Actuarial Science (ACTSC) 972 Finance 3 (0.50) LEC

Course ID: 000046
The course will cover selected and advanced topics in quantitative finance and risk management, with a particular focus on current developments. Topics may include robust and Bayesian portfolio optimization, limits to arbitrage, derivatives pricing under model uncertainty, credit risk models, and models of systematic risk.

Actuarial Science (ACTSC) 973 Portfolio Optimization (0.50) LEC

Course ID: 011622
Basic optimization: quadratic minimization subject to leanear equality constraints. Effecient portfolios: the efficient frontier, the capital market line, Sharpe ratios and threshold returns. Practical portfolio optimization: short sales restrictions target portfolios, transactions costs. Quadratic programming theory. Special purpose quadratic programming algorithms for portfolio optimization: today's large investment firms expect to solve problems with at least 1000 assets, transactions costs and various side constraints in just a few minutes of computation time. This requires very specialized QP algorithms. An overview of such algorithms will be presented with computational results from commercial problems. The efficient frontier, the capital market line, Sharpe ratios and threshold returns in practice.

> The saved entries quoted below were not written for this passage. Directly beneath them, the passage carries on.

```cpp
int conv_pipe_blocks_per_cu(const ConvDev& d, int tile, size_t lds) {
    if (!d.a.fin.gamma) {
        int occ = 0;
        return conv_pipe_dispatch(d, tile, 1, lds, nullptr, &occ) == FC_OK ? occ : 0;
    }
    static std::map<std::tuple<int, int, int, size_t, int, int>, int> cache;
    static std::mutex mu;
    const int mask = (d.a.fin.gamma ? FL_FIN : 0) | (d.a.res_out ? FL_RES : 0) | (d.a.stats_post ? FL_POST : 0) | (d.any_xf ? FL_XF : 0) |
                     (d.a.s1.C ? FL_CAT : 0) | (d.stamps ? FL_STAMP : 0) | (d.a.stats_out ? FL_STATS : 0) | (d.a.fin.gn1_out ? FL_GN1 : 0) |
                     ((d.a.out_act || d.a.add) ? FL_POSTOP : 0) | (d.o_out < 0 ? FL_NARROW : 0) | (d.TB > 1 ? FL_MULTI : 0) |
                     ((d.a.fin.gamma && !d.fin_local) ? FL_MEET : 0);
    const int ww = (d.a.KS == 3 && d.a.w4 && ww_lds(d, tile, lds)) ? d.a.Cin : 0;
    const auto key = std::make_tuple(tile, d.a.KS, mask | (d.a.w4 ? FL_W4 : 0), lds, d.cpg, d.TB * 4096 + (d.TWl << 8) + d.tiles_x * d.tiles_y * d.NPG + (ww << 13));
    std::lock_guard<std::mutex> lk(mu);
    auto it = cache.find(key);
    if (it != cache.end()) return it->second;
    int occ = 0;
    if (conv_pipe_dispatch(d, tile, 1, lds, nullptr, &occ) != FC_OK) occ = 0;
    cache[key] = occ;
    return occ;
}

}
```

### flocoder_amd/csrc/elementwise.hip

```cpp
#include "common.h"
#include "stats_dev.h"

namespace fc {

__device__ __forceinline__ void finalize_body(const FinalizeArgs& a, const int bps, const int bx, const int b) {
    extern __shared__ __attribute__((aligned(16))) float sm[];
    float* gm = sm;
    float* A = sm + 2 * a.xf.G;
    float* Bv = A + a.C;
    float* gr = Bv + a.C;
    float* Ar = gr + 2 * (a.xf_res.mode ? a.xf_res.G : 0);
    float* Br = Ar + (a.xf_res.mode ? a.C : 0);
    __shared__ float red[4];
    const int tid = threadIdx.x;
    const int per = a.HW * a.C / bps;
    const size_t base = (size_t)b * a.HW * a.C + (size_t)bx * per;
    const bool act = a.xf.mode == 2 && !a.act_after_add, act2 = a.act_after_add != 0, nres = a.xf_res.mode != 0;
    constexpr int NPF = 4;
    float4 hv[NPF], rv[NPF];
#pragma unroll
    for (int k = 0; k < NPF; ++k) {
        const int i = 4 * tid + 1024 * k;
        hv[k] = rv[k] = make_float4(0.f, 0.f, 0.f, 0.f);
        if (i < per) {
            hv[k] = *reinterpret_cast<const float4*>(a.h + base + i);
            if (a.res) rv[k] = *reinterpret_cast<const float4*>(a.res + base + i);
        }
    }
    float pg = 1.f, pb = 0.f, psc = 0.f, psh = 0.f;
    if (tid < a.C) {
        pg = a.xf.gamma[tid];
        pb = a.xf.beta[tid];
        if (a.xf.ss) {
            psc = a.xf.ss[(size_t)b * a.xf.ss_stride + tid];
            psh = a.xf.ss[(size_t)b * a.xf.ss_stride + a.C + tid];
        }
    }
    for (int g = tid; g < a.xf.G; g += 256) combine_partials(a.xf, b, g, &gm[2 * g], &gm[2 * g + 1]);
    if (a.xf_res.mode)
        for (int g = tid; g < a.xf_res.G; g += 256) combine_partials(a.xf_res, b, g, &gr[2 * g], &gr[2 * g + 1]);
    __syncthreads();
    if (a.xf_res.mode) {
        const int cpr = a.C / a.xf_res.G;
        for (int c = tid; c < a.C; c += 256) {
            const float s = gr[2 * (c / cpr) + 1] * a.xf_res.gamma[c];
            Ar[c] = s;
            Br[c] = a.xf_res.beta[c] - gr[2 * (c / cpr)] * s;
        }
    }
    const int cpg = a.C / a.xf.G;
    for (int c = tid; c < a.C; c += 256) {
        const int g = c / cpg;
// ... 103 lines not shown
    const float* sp = in + (size_t)(b * G + g) * T * 2;
    float sm = 0.f;
    for (int t = lane; t < T; t += 64) sm += sp[2 * t];
#pragma unroll
    for (int o = 32; o > 0; o >>= 1) sm += __shfl_xor(sm, o);
    const float mean = sm / (float)T;
    float m2 = 0.f, dv = 0.f;
    for (int t = lane; t < T; t += 64) { const float d = sp[2 * t] - mean; m2 += sp[2 * t + 1]; dv += d * d; }
#pragma unroll
    for (int o = 32; o > 0; o >>= 1) { m2 += __shfl_xor(m2, o); dv += __shfl_xor(dv, o); }
    if (lane == 0) {
        out[(size_t)(b * G + g) * 2] = mean;
        out[(size_t)(b * G + g) * 2 + 1] = m2 + n_t * dv;
    }
}
int gn_fold_launch(const float* in, float* out, int B, int G, int T, float n_t, hipStream_t s) {
    hipLaunchKernelGGL(gn_fold_kernel, dim3(G, B), dim3(64), 0, s, in, out, G, T, n_t);
    FC_HIP(hipGetLastError());
    return FC_OK;
}
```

Actuarial Science (ACTSC) 974 Financial Econometrics (0.50) LEC

Course ID: 014063
The focus of this course is on the statistical modelling, estimation and inference and forecasting of nonlinear financial time series, with a special emphasis on volatility and correlation of asset prices and returns. Topics to be covered normally include: review on distribution and dynamic behaviour of financial time series, univariate and multivariate GARCH processes, long-memory time-series processes, stochastic volatility models, modelling of extreme values, copulas, realized volatility and correlation modelling for ultra high frequency data and continuous time models.